Agile at the Speed of Trust – An Overview
Written by Peter Callies Tuesday, 13 March 2012 05:00
Guest Post from Peter Callies: As LeadingAgile grows, you are going to start seeing more posts from people other than me. One of these days we’ll get Dennis to do a post… probably Rick as well. One of the things I’ve considered for a few months is the idea of having one or two of my clients do a post. Peter is super smart and really gets this stuff and we’ve become friends over the year I’ve worked with his company.
This is the first in a series Peter plans to do on trust… specifically around Stephen M. R. Covey’s book ‘The Speed of Trust’. I’m a huge fan of both Stephen Covey and his son Stephen M. R. Covey. What could be a better way to kick things off, and introduce Peter Callies, than to go deep into one of my favorite authors while exploring a topic critically important to people and companies everywhere.
In early 2011, a company made a major investment in Agile. An intentional decision was made from the executive level down to the grassroots that an Agile approach would be used to develop products. An investment in training, months of coaching, and lots of hard work led to measurable results.
At about the same time, the company recognized that it had an issue with trust within the company. Instead of burying their heads in the sand, hoping the issue would resolve itself like I’ve seen done other places, the leadership team confronted it head on. The company brought in training and coaching help from CoveyLink, formally reflected on trust behaviors at regular intervals, conducted “360″ assessments — even made trust part of their performance management processes.
Those two decisions and the actions undertaken to become agile and to build trust have had a profound impact on the company’s culture and ability to build products. Because Agile and trust are behaviors, not destinations, the company continues to work at them and is continuously conscious of them.
I believe that Agile and trust are mutually reinforcing. In this post, I’ll provide an overview of The Speed of Trust and how it relates to Agile. In the future, I’ll delve into specifics.
In his book The Speed of Trust, Stephen M.R. Covey puts forth an argument that “trust is not some soft, illusive quality that you either have or you don’t; rather, trust is a pragmatic, tangible, actionable asset that you can create[i]”. While many, including me until recently, think of trust as a squishy, nebulous concept that is difficult to measure, Covey looks at it a measurable formula where trust impacts speed and cost. When trust goes down, speed goes down and cost goes up. When trust goes up, speed goes up and cost goes down.
↑Trust = ↑Speed ↓Cost
↓Trust = ↓Speed ↑Cost
Covey goes on to describe trust taxes and trust dividends. These are the sometimes hidden variables that quantifiably increase or decrease trust in measurable ways. As an example, he puts a twist on the traditional business results formula that says results (R) equal strategy (S) multiplied by execution (E). He says (where T is trust):
(S x E)T = R
In this case, high trust (i.e. trust above 1.0) can be an enhancer of strategy and execution or low trust (i.e. trust below 1.0) can be a deterrent no matter how good the strategy and execution are.
The Speed of Trust uses a model based on waves of trust.
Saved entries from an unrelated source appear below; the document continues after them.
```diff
@@ -687,12 +726,13 @@
             self.i("s_mov_b64 exec, -1")
         if self.klen:
             self.len_word(p)
-        self.i(f"s_cmp_lg_u32 {S('vrem')}, 0")
-        self.i(f"s_cbranch_scc1 {l2}")
+        lj = self.stream_event(S('vrem'), l2)
         self.i(f"s_mov_b64 {S('vsrd', 0, 2)}, {S('vsrd_n')}")
-        self.i(f"s_mov_b32 {S('voff')}, 0")
+        self.stream_start(S('voff'), self.vstep, S('vtile'))
         self.i(f"s_mov_b32 {S('vrem')}, {S('nt_n')}")
         self.lab(l2)
+        if lj:
+            self.stream_turn(S('voff'), self.vstep, S('vtile'), S('vrem'), lj, l2)
 
     def capture(self, fn):
         save, self.L = self.L, []
@@ -702,8 +742,8 @@
 
     def stream_bottom(self, p, barrier=True):
         lq, lb = self.ul("q"), self.ul("bar")
-        self.i(f"s_add_u32 {S('koff')}, {S('koff')}, {S('ktile')}")
-        self.i(f"s_add_u32 {S('voff')}, {S('voff')}, {S('vtile')}")
+        self.i(f"s_add_u32 {S('koff')}, {S('koff')}, {self.kstep}")
+        self.i(f"s_add_u32 {S('voff')}, {S('voff')}, {self.vstep}")
         self.i(f"s_sub_u32 {S('krem')}, {S('krem')}, 1")
         self.i(f"s_sub_u32 {S('vrem')}, {S('vrem')}, 1")
         self.i(f"s_sub_u32 {S('wrem')}, {S('wrem')}, 1")
@@ -831,7 +871,7 @@
             return
         sta = self.interleave(self.start_fast('A', 1 - p), self.start_fast('B', 1 - p))
         if lean:
-            inline = [f"s_add_u32 {S('koff')}, {S('koff')}, {S('ktile')}", f"s_add_u32 {S('voff')}, {S('voff')}, {S('vtile')}"] + \
+            inline = [f"s_add_u32 {S('koff')}, {S('koff')}, {self.kstep}", f"s_add_u32 {S('voff')}, {S('voff')}, {self.vstep}"] + \
                      ([f"s_add_u32 {ka('pad')}, {ka('pad')}, 64"] if self.kmask else []) + ["s_waitcnt vmcnt(0)"] + \
                      ([self.mask_word(p)] if self.kmask else [])
         else:
@@ -1444,6 +1484,8 @@
         self.i(f"s_mov_b32 {S('irem')}, {S('n_nt')}")
         self.i(f"s_sub_u32 {S('krem')}, {S('n_nt')}, 2")
         self.i(f"s_sub_u32 {S('vrem')}, {S('n_nt')}, 1")
+        if self.desc:
+            self.i(f"s_sub_u32 {self.jt}, {S('n_nt')}, 4")
         if self.cl:
             self.i(f"s_cmp_eq_u32 {self.nd_n}, 0")
             self.i(f"s_cselect_b32 {S('wrem')}, {S('wave')}, 3")
@@ -1476,6 +1518,13 @@
             self.i(f"s_add_u32 {S('n_u')}, {S('n_u')}, 1")
         self.decode()
         self.i(f"s_mov_b32 {S('nt_n')}, {S('n_nt')}")
+        if self.desc:
+            self.i(f"s_sub_u32 {self.dsc_n}, {S('n_nt')}, 5")
+            self.i(f"s_and_b32 {S('t0')}, {S('n_valid')}, {ka('pad')}")
+            self.i(f"s_mul_i32 {S('t0')}, {S('t0')}, {S('n_sub')}")
+            self.i(f"s_mul_i32 {self.dsc_n}, {self.dsc_n}, {S('t0')}")
+            self.i(f"s_cmp_eq_u32 {S('n_qblk')}, 0")
+            self.i(f"s_cselect_b32 {self.dsc_n}, 0, {self.dsc_n}")
         self.i(f"s_lshl_b32 {S('qrem')}, {S('n_valid')}, {2 if self.PPW == 4 else 1}")
         self.i(f"s_lshl_b32 {S('qdst')}, {S('w4k')}, 2")
         self.i(f"s_add_u32 {S('qdst')}, {S('qdst')}, {self.Q_BASE}")
@@ -1548,6 +1597,12 @@
         self.i(f"s_mov_b64 {S('vsrd', 0, 2)}, {S('vsrd_n')}")
         self.i(f"s_mov_b32 {S('koff')}, 0")
         self.i(f"s_mov_b32 {S('voff')}, 0")
+        if self.desc:
+            for _ in range(6):
+                self.i("s_nop 0")
+            self.i(f"s_mov_b32 {self.kstep}, {S('ktile')}")
+            self.i(f"s_mov_b32 {self.vstep}, {S('vtile')}")
+            self.i(f"s_mov_b32 {self.dsc_n}, 0")
         self.i(self.setm0('k', 0))
         self.i("s_nop 0")
         for t in range(self.PPW):
@@ -1581,7 +1636,7 @@
             self.emit(self.kprefetch(1))
         lloop, lgen, lseam = f".L{n}_loop", f".L{n}_generic", f".L{n}_seam"
         self.lab(lloop)
-        self.i(f"s_cmp_lt_u32 {S('krem')}, {(5 if self.causal else 2) + (2 if self.mwords else 0)}")
+        self.i(f"s_cmp_lt_u32 {S('krem')}, {(6 if self.desc else 5 if self.causal else 2) + (2 if self.mwords else 0)}")
         self.i(f"s_cbranch_scc1 {lgen}")
         self.i(f"s_cmp_lg_u32 {S('qrem')}, 0")
         self.i(f"s_cbranch_scc1 {lgen}")
@@ -1591,8 +1646,8 @@
             self.body_full(p, lean=True)
             if self.fast:
                 continue
-            self.i(f"s_add_u32 {S('koff')}, {S('koff')}, {S('ktile')}")
-            self.i(f"s_add_u32 {S('voff')}, {S('voff')}, {S('vtile')}")
+            self.i(f"s_add_u32 {S('koff')}, {S('koff')}, {self.kstep}")
+            self.i(f"s_add_u32 {S('voff')}, {S('voff')}, {self.vstep}")
             if self.kmask:
                 self.i(f"s_add_u32 {ka('pad')}, {ka('pad')}, 64")
             self.i("s_waitcnt vmcnt(0)")
diff --git a/photonic_flash_attention_amd/csrc/pfa_capi.hip b/photonic_flash_attention_amd/csrc/pfa_capi.hip
--- a/photonic_flash_attention_amd/csrc/pfa_capi.hip
+++ b/photonic_flash_attention_amd/csrc/pfa_capi.hip
@@ -94,7 +94,7 @@
 int check(const pfa_fa3_args* a) {
     if (!a) return PFA_ERR_NULL;
     if (a->size != sizeof(pfa_fa3_args)) return PFA_ERR_STRUCT_SIZE;
-    if (a->flags & ~(PFA_FLAG_SPLIT_P | PFA_FLAG_NO_XCD_MAP | PFA_FLAG_VARIANT_MASK)) return PFA_ERR_FLAGS;
+    if (a->flags & ~(PFA_FLAG_SPLIT_P | PFA_FLAG_NO_XCD_MAP | PFA_FLAG_LIGHT_ASCENDING | PFA_FLAG_VARIANT_MASK)) return PFA_ERR_FLAGS;
     {
         const unsigned var = (a->flags & PFA_FLAG_VARIANT_MASK) >> 8;
         if (var != 0 && var != 43 && var != 44 && var != 45) return PFA_ERR_FLAGS;
@@ -110,7 +110,7 @@
     using pfa::aligned16; using pfa::aligned4; using pfa::slab_fits32;
     const int32_t Sq = a->Sq, Sk = a->Sk, D = a->D;
     if (a->dtype_in == PFA_DTYPE_FP32) {
-        if (a->flags & (PFA_FLAG_SPLIT_P | PFA_FLAG_VARIANT_MASK)) return PFA_ERR_FLAGS;
+        if (a->flags & (PFA_FLAG_SPLIT_P | PFA_FLAG_LIGHT_ASCENDING | PFA_FLAG_VARIANT_MASK)) return PFA_ERR_FLAGS;
         if (!pfa::qkv_strides_multiples_of(4, a)) return PFA_ERR_STRIDE;
         if (!aligned16(a->q) || !aligned16(a->k) || !aligned16(a->v) || !aligned4(a->o)) return PFA_ERR_ALIGN;
         if (!pfa::scale_ok(a->softmax_scale)) return PFA_ERR_SHAPE;
diff --git a/photonic_flash_attention_amd/csrc/pfa_p4.hip b/photonic_flash_attention_amd/csrc/pfa_p4.hip
--- a/photonic_flash_attention_amd/csrc/pfa_p4.hip
+++ b/photonic_flash_attention_amd/csrc/pfa_p4.hip
@@ -34,7 +34,8 @@
     uint32_t q_ss, k_ss, v_ss, o_ss;
     uint32_t H, Sq, Sk, NB, NU, magic_NU, magic_H, kv_group, magic_G;
     float scale_log2, thr;
-    uint32_t hx, xcd_mode, SL, nt_full, pad;
+    uint32_t hx, xcd_mode, SL, nt_full;
+    uint32_t pad;
     unsigned long long* dbg;
     const int32_t* seqlens_k;
 };
@@ -46,7 +47,8 @@
 P4_CHECK(H, P4_KA_H); P4_CHECK(Sq, P4_KA_SQ); P4_CHECK(Sk, P4_KA_SK); P4_CHECK(NB, P4_KA_NB); P4_CHECK(NU, P4_KA_NU);
 P4_CHECK(magic_NU, P4_KA_MAGIC_NU); P4_CHECK(magic_H, P4_KA_MAGIC_H); P4_CHECK(kv_group, P4_KA_KV_GROUP);
 P4_CHECK(magic_G, P4_KA_MAGIC_G); P4_CHECK(scale_log2, P4_KA_SCALE_LOG2); P4_CHECK(thr, P4_KA_THR); P4_CHECK(hx, P4_KA_HX);
-P4_CHECK(xcd_mode, P4_KA_XCD_MODE); P4_CHECK(SL, P4_KA_SL); P4_CHECK(nt_full, P4_KA_NT_FULL); P4_CHECK(dbg, P4_KA_DBG);
+P4_CHECK(xcd_mode, P4_KA_XCD_MODE); P4_CHECK(SL, P4_KA_SL); P4_CHECK(nt_full, P4_KA_NT_FULL); P4_CHECK(pad, P4_KA_PAD);
+P4_CHECK(dbg, P4_KA_DBG);
 P4_CHECK(seqlens_k, P4_KA_SEQLENS);
 static_assert(sizeof(P4Params) == P4_KARG_BYTES, "kernarg size");
 
@@ -184,6 +186,7 @@
     p.hx = p.xcd_mode ? (uint32_t)(BH / 8) : (uint32_t)BH;
     p.SL = p.xcd_mode ? (uint32_t)(grid / 8) : (uint32_t)grid;
     p.nt_full = (uint32_t)(((a->Sk + 127) / 128) * 2);
+    p.pad = (a->flags & PFA_FLAG_LIGHT_ASCENDING) ? 0u : 1u;
     p.dbg = (a->workspace && a->workspace_bytes >= (size_t)grid * 4 * 16 * 4) ? (unsigned long long*)a->workspace : nullptr;
     if (a->key_mask) p.dbg = (unsigned long long*)a->key_mask;
     p.seqlens_k = a->seqlens_k;
diff --git a/photonic_flash_attention_amd/ops.py b/photonic_flash_attention_amd/ops.py
--- a/photonic_flash_attention_amd/ops.py
+++ b/photonic_flash_attention_amd/ops.py
@@ -146,7 +146,7 @@
 
 
 def build_args(q, k, v, out, *, causal=False, seqlens_k=None, key_mask=None, softmax_scale=None,
-               lse=None, split_p=False, variant=0, mask=None, drop_mask=None, drop_scale=1.0):
+               lse=None, split_p=False, variant=0, mask=None, drop_mask=None, drop_scale=1.0, light_ascending=False):
     B, H, Sq, D = q.shape
     Sk, Hkv = k.shape[2], k.shape[1]
     if Hkv < 1 or H % Hkv or k.shape != (B, Hkv, Sk, D) or v.shape != (B, Hkv, Sk, D):
@@ -162,7 +162,7 @@
     if not (q.is_cuda and k.is_cuda and v.is_cuda and out.is_cuda):
         raise ValueError("pfa_fa3_fwd needs device tensors (there is no CPU path)")
     a = _capi.make_args(
-        flags=(_capi.PFA_FLAG_SPLIT_P if split_p else 0) | ((int(variant) & 0xFF) << 8),
+        flags=(_capi.PFA_FLAG_SPLIT_P if split_p else 0) | ((int(variant) & 0xFF) << 8) | (_capi.PFA_FLAG_LIGHT_ASCENDING if light_ascending else 0),
         B=B, H=H, Sq=Sq, Sk=Sk, D=D,
         dtype_in=_DT[q.dtype], dtype_out=_DT[out.dtype], causal=1 if causal else 0,
         softmax_scale=_scale(softmax_scale, D),
@@ -216,7 +216,8 @@
                 softmax_scale: Optional[float] = None, out_dtype: Optional[torch.dtype] = None,
                 return_lse: bool = False, return_weights: bool = False, weights_dtype: Optional[torch.dtype] = None,
                 split_p: Optional[bool] = None, drop_mask: Optional[torch.Tensor] = None, drop_scale: float = 1.0,
-                out: Optional[torch.Tensor] = None, _variant: Optional[int] = None) -> Tuple[torch.Tensor, Optional[torch.Tensor]]:
+                out: Optional[torch.Tensor] = None, _variant: Optional[int] = None,
+                _light_ascending: bool = False) -> Tuple[torch.Tensor, Optional[torch.Tensor]]:
     B, H, Sq, D = q.shape
     Dp = _padded_head_dim(D)
     if Dp != D:
@@ -245,7 +246,7 @@
         out = torch.empty((B, Sq, H, D), dtype=odt, device=q.device).permute(0, 2, 1, 3)
     lse = torch.empty((B, H, Sq), dtype=torch.float32, device=q.device) if (return_lse or return_weights) else None
     args, keep = build_args(q, k, v, out, causal=causal, seqlens_k=seqlens_k, key_mask=key_mask, mask=mask,
-                            softmax_scale=softmax_scale, lse=lse, split_p=split_p, variant=_variant,
+                            softmax_scale=softmax_scale, lse=lse, split_p=split_p, variant=_variant, light_ascending=_light_ascending,
                             drop_mask=drop_mask, drop_scale=drop_scale)
     stream = torch.cuda.current_stream(q.device).cuda_stream
     st = _capi.load().pfa_fa3_fwd(C.byref(args), C.c_void_p(stream))
```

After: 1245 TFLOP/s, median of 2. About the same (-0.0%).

The outer waves evolve from the inner waves – it’s difficult to successfully start with organizational trust without relationship trust and it’s difficult to build relationship trust if you don’t trust have self trust.
Self trust relates to our own credibility. The book focuses on four cores of credibility: integrity, intent, capabilities, and results. This is the foundation of being able to effectively contribute to an Agile team.
Relationship trust is based on behaviors, demonstrating to others that you are capable of trust. You need to walk the talk for others to trust you. Many of these behaviors really resonate with me when I’m thinking about Agile and trust together.
Organizational trust deals with aligning an organization’s structures and systems to decrease trust taxes and increase trust dividends. This is where leaders can impact the ability of Agile to impact product development from top to bottom.
Market trust reflects an organization’s reputation and trust level of external stakeholders. If you’re defining “organization” as a company, this wave of trust could get into high-order Agile adoption. However, looking at “organization” on a smaller scale (e.g. Product Development) with external stakeholders that are internal to the company (e.g. Marketing, Operations, or Account Management) might make market trust easier to grasp.
Societal trust is pretty self-descriptive. It deals with contributing to the community at large. As with market trust, this wave can be applied with different definitions of “society”. Society may truly be the city, country, or the world you live in. It could also be the company you work in. Or maybe it’s a loosely knit group with a common interest like the Agile community.
Although the relationship between Agile and trust has been percolating in my mind for months, this is the first time I’ll be writing about it. I’m looking forward to the process of developing my thoughts and getting your feedback.
[i] Covey, Stephen M.R.; Merrill, Rebecca R. (2006-10-17). The SPEED of Trust (p. 2). Simon & Schuster, Inc.. Kindle Edition.